FIG. 10 is a cross-sectional view of a conventional magnetized inertial body.

[Explanation of symbols]

 10 Bobbin 12 Cylindrical Body 14 Magnetized Inertial Body 16 Magnet 18 Case 20 Metal Plate 34 Coil 40, 42 Electrode 52 Back Cover

Claims (3)

[Claims] 1. A tubular body made of a conductive material, a magnetized inertial body inserted inside the tubular body so as to be movable in the longitudinal direction of the tubular body, and at least one end side of the magnetized inertial body in the longitudinal direction of the tubular body. An electric conductor provided on the end face, and a pair of electrodes arranged on one end side in the longitudinal direction of the cylindrical body and electrically connected through the electric conductor of the magnetized inertial body An acceleration sensor that is disposed on the other end side of the cylindrical body in the longitudinal direction and that is made of a magnetic material that magnetically attracts the magnetic field inertial body, and the magnetic field inertial body is a metal.
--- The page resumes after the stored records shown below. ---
# CloudEngineHub/PARC

Hardware: AMD Instinct MI355X
Metric: env-steps/s (higher is better)
Workload: dtype f32; 1 GPU; full step (dynamics + obs/reward/done), 65536 envs total = 65536 per GPU, 5 bundled clips on a square blocky grid, reset of finished envs included; envs_per_gpu=65536, total_envs=65536, dynamics=True, parallelism=env-shard x1, launch=stream launches, library_abi=6

## Files before the change

parc_amd/csrc/parc_env.hip:

```cpp
#include <hip/hip_runtime.h>

#include <cmath>
#include <cstddef>
#include <cstdio>
#include <cstring>
#include <new>
#include <string>
#include <vector>

#include "../../include/parc_env.h"
#include "parc_math.hpp"
#include "parc_dynamics.hpp"
#include "parc_dynamics_coop.hpp"
#include "parc_dynamics_wave.hpp"

using namespace parc;

#define REC_F4 32
#define REC_Q_POS 15
#define REC_Q_CONTACT 16
#define REC_Q_VEL 20

struct HierTables {
    float lt[16][3];
    float lr[16][4];
    int fk_paths[PARC_MAX_FK_PATHS][PARC_MAX_FK_DEPTH];
    int key_ids[8];
    int key_slot[16];
    int parent[16];
    int jtype[16];
    int dof_idx[16];
    float axis[16][4];
};
#define HIER_STAGED_WORDS ((int)(offsetof(HierTables, parent) / 4))

#define TILE_MAX_CELLS 320

struct DevTables {
    HierTables h;
    float tstep[8];
    float joint_err_w[16];
    float dof_err_w[PARC_MAX_DOFS];
    float contact_w[16];
    float pose_term_dist[16];
};

struct MotionMeta {
    int start, nframes;
    float length;
    int loop;
    float dx, dy, dz;
    float fps;
};

struct StepParams {
    int N, B, J, D, K, S, R, M, T;
    int lds_wave_floats;
    int global_obs, off_char;
    int lr_identity;
    int obs_tar, obs_contact;
    int obs_dim, off_dofvel, off_key, off_tar, tar_w, off_tarc, off_cc, off_hf;
    float dt_f, episode_length, min_obs_h, max_obs_h;
    float pose_w, vel_w, root_pos_w, root_vel_w, key_pos_w;
    float root_pos_term_sq, root_rot_term;
    int early_term, pose_term, track_root, track_root_h, tracking, body_pos_from_fk, never_done;
    unsigned fall_mask;
    float term_h;
    const float *hf; int X, Y; float min_x, min_y, dx, dy; int tile_r;
    float rdx, rdy;
    unsigned tile_mul;
    float tstep[8];
    const float4 *records; const MotionMeta *meta; const float *motion_offsets; const float *env_offsets;
    const float *ray_points; const DevTables *tables;
    unsigned char *ema_code;
    unsigned *stamp_out;
    float4 *prep;
    ParcEnvBuffers buf;
};

struct Blend { int i0, i1; float b; };

__device__ __forceinline__ Blend frame_blend(const MotionMeta &m, float t) {
    float phase = t / m.length;
    if (m.loop == PARC_LOOP_WRAP) phase = phase - floorf(phase);
    phase = fminf(fmaxf(phase, 0.f), 1.f);
    float pf = phase * (float)(m.nframes - 1);
    int f0 = (int)pf;
    f0 = max(0, min(f0, m.nframes - 1));
    int f1 = min(f0 + 1, m.nframes - 1);
    Blend r;
    r.b = pf - (float)f0;
    r.i0 = f0 + m.start;
    r.i1 = f1 + m.start;
    return r;
}

__device__ __forceinline__ Q4 joint_dof_to_rot(int type, const float *axis4, const float *dof) {
    if (type == PARC_JOINT_HINGE) return axis_angle_to_quat(mk3(axis4[0], axis4[1], axis4[2]), dof[0]);
    if (type == PARC_JOINT_SPHERICAL) return exp_map_to_quat(mk3(dof[0], dof[1], dof[2]));
    return mk4(0.f, 0.f, 0.f, 1.f);
}

__device__ __forceinline__ void joint_rot_to_dof(int type, const float *axis4, Q4 q, float *out) {
// ... 41 lines not shown

__global__ __launch_bounds__(64) void k_env_prep(const StepParams P, const int64_t *__restrict__ env_ids,
                                                 const int *__restrict__ env_ids32, const int *__restrict__ count_dev, int count) {
    if (count_dev) count = *count_dev;
    const int it = blockIdx.x * 4 + (threadIdx.x >> 4), j = threadIdx.x & 15;
    if (it >= count || j >= P.B) return;
    const int e = env_ids ? (int)env_ids[it] : (env_ids32 ? env_ids32[it] : it);
    const DevTables *__restrict__ T = P.tables;
    float4 *out = P.prep + (size_t)e * 16;
    if (j == 0) {
        const float4 rr = *(const float4 *)(P.buf.char_root_rot + 4 * (size_t)e);
        const float heading = calc_heading(rr);
        const Q4 hinv = heading_quat_inv(heading);
        out[0] = make_float4(cosf(heading), sinf(heading), hinv.z, hinv.w);
    } else {
        const float *dof = P.buf.char_dof_pos + (size_t)e * P.D;
        const int ty = T->h.jtype[j], di = T->h.dof_idx[j];
        Q4 q = mk4(0.f, 0.f, 0.f, 1.f);
        if (ty == PARC_JOINT_HINGE) q = axis_angle_to_quat(mk3(T->h.axis[j][0], T->h.axis[j][1], T->h.axis[j][2]), dof[di]);
        else if (ty == PARC_JOINT_SPHERICAL) q = exp_map_to_quat(mk3(dof[di], dof[di + 1], dof[di + 2]));
        out[j] = q;
    }
}

#ifdef PARC_STAMPS
#define STAMP(i) do { if (lane == 0) s_stamp[i] = __builtin_readcyclecounter(); } while (0)
#else
#define STAMP(i) do { } while (0)
#endif
#define MODE_STEP 0
#define MODE_OBS 1
#define ENVS_PER_BLOCK 4
#define WAVE_SYNC() asm volatile("" ::: "memory")
#define RAY_UNROLL 8

__device__ __forceinline__ float wave_sum(float v) {
#pragma unroll
    for (int off = 32; off >= 1; off >>= 1) v = v + __shfl_xor(v, off, 64);
    return v;
}

template <int CTRL>
__device__ __forceinline__ float dpp_f32(float v) {
    return __int_as_float(__builtin_amdgcn_update_dpp(0, __float_as_int(v), CTRL, 0xf, 0xf, false));
}
__device__ __forceinline__ float row_sum16(float v) {
    v = v + dpp_f32<0x128>(v);
    v = v + dpp_f32<0x124>(v);
    v = v + dpp_f32<0x122>(v);
    v = v + dpp_f32<0x121>(v);
    return v;
}
__device__ __forceinline__ float lane_value(float v, int l) { return __int_as_float(__builtin_amdgcn_readlane(__float_as_int(v), l)); }
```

A cylindrical case made of metal, a permanent magnet housed in the case, and a metal plate joined to the end surface of the case on the electrode side, and only the front surface of the metal plate is made of gold or An acceleration sensor, which is made of a gold alloy. 2. The acceleration sensor according to claim 1, wherein the metal plate is a metal plate having only a front surface plated with gold, or a metal plate having a front surface clad with gold or a gold alloy. 3. The acceleration sensor according to claim 1, wherein the metal plate is joined to the case by welding or caulking.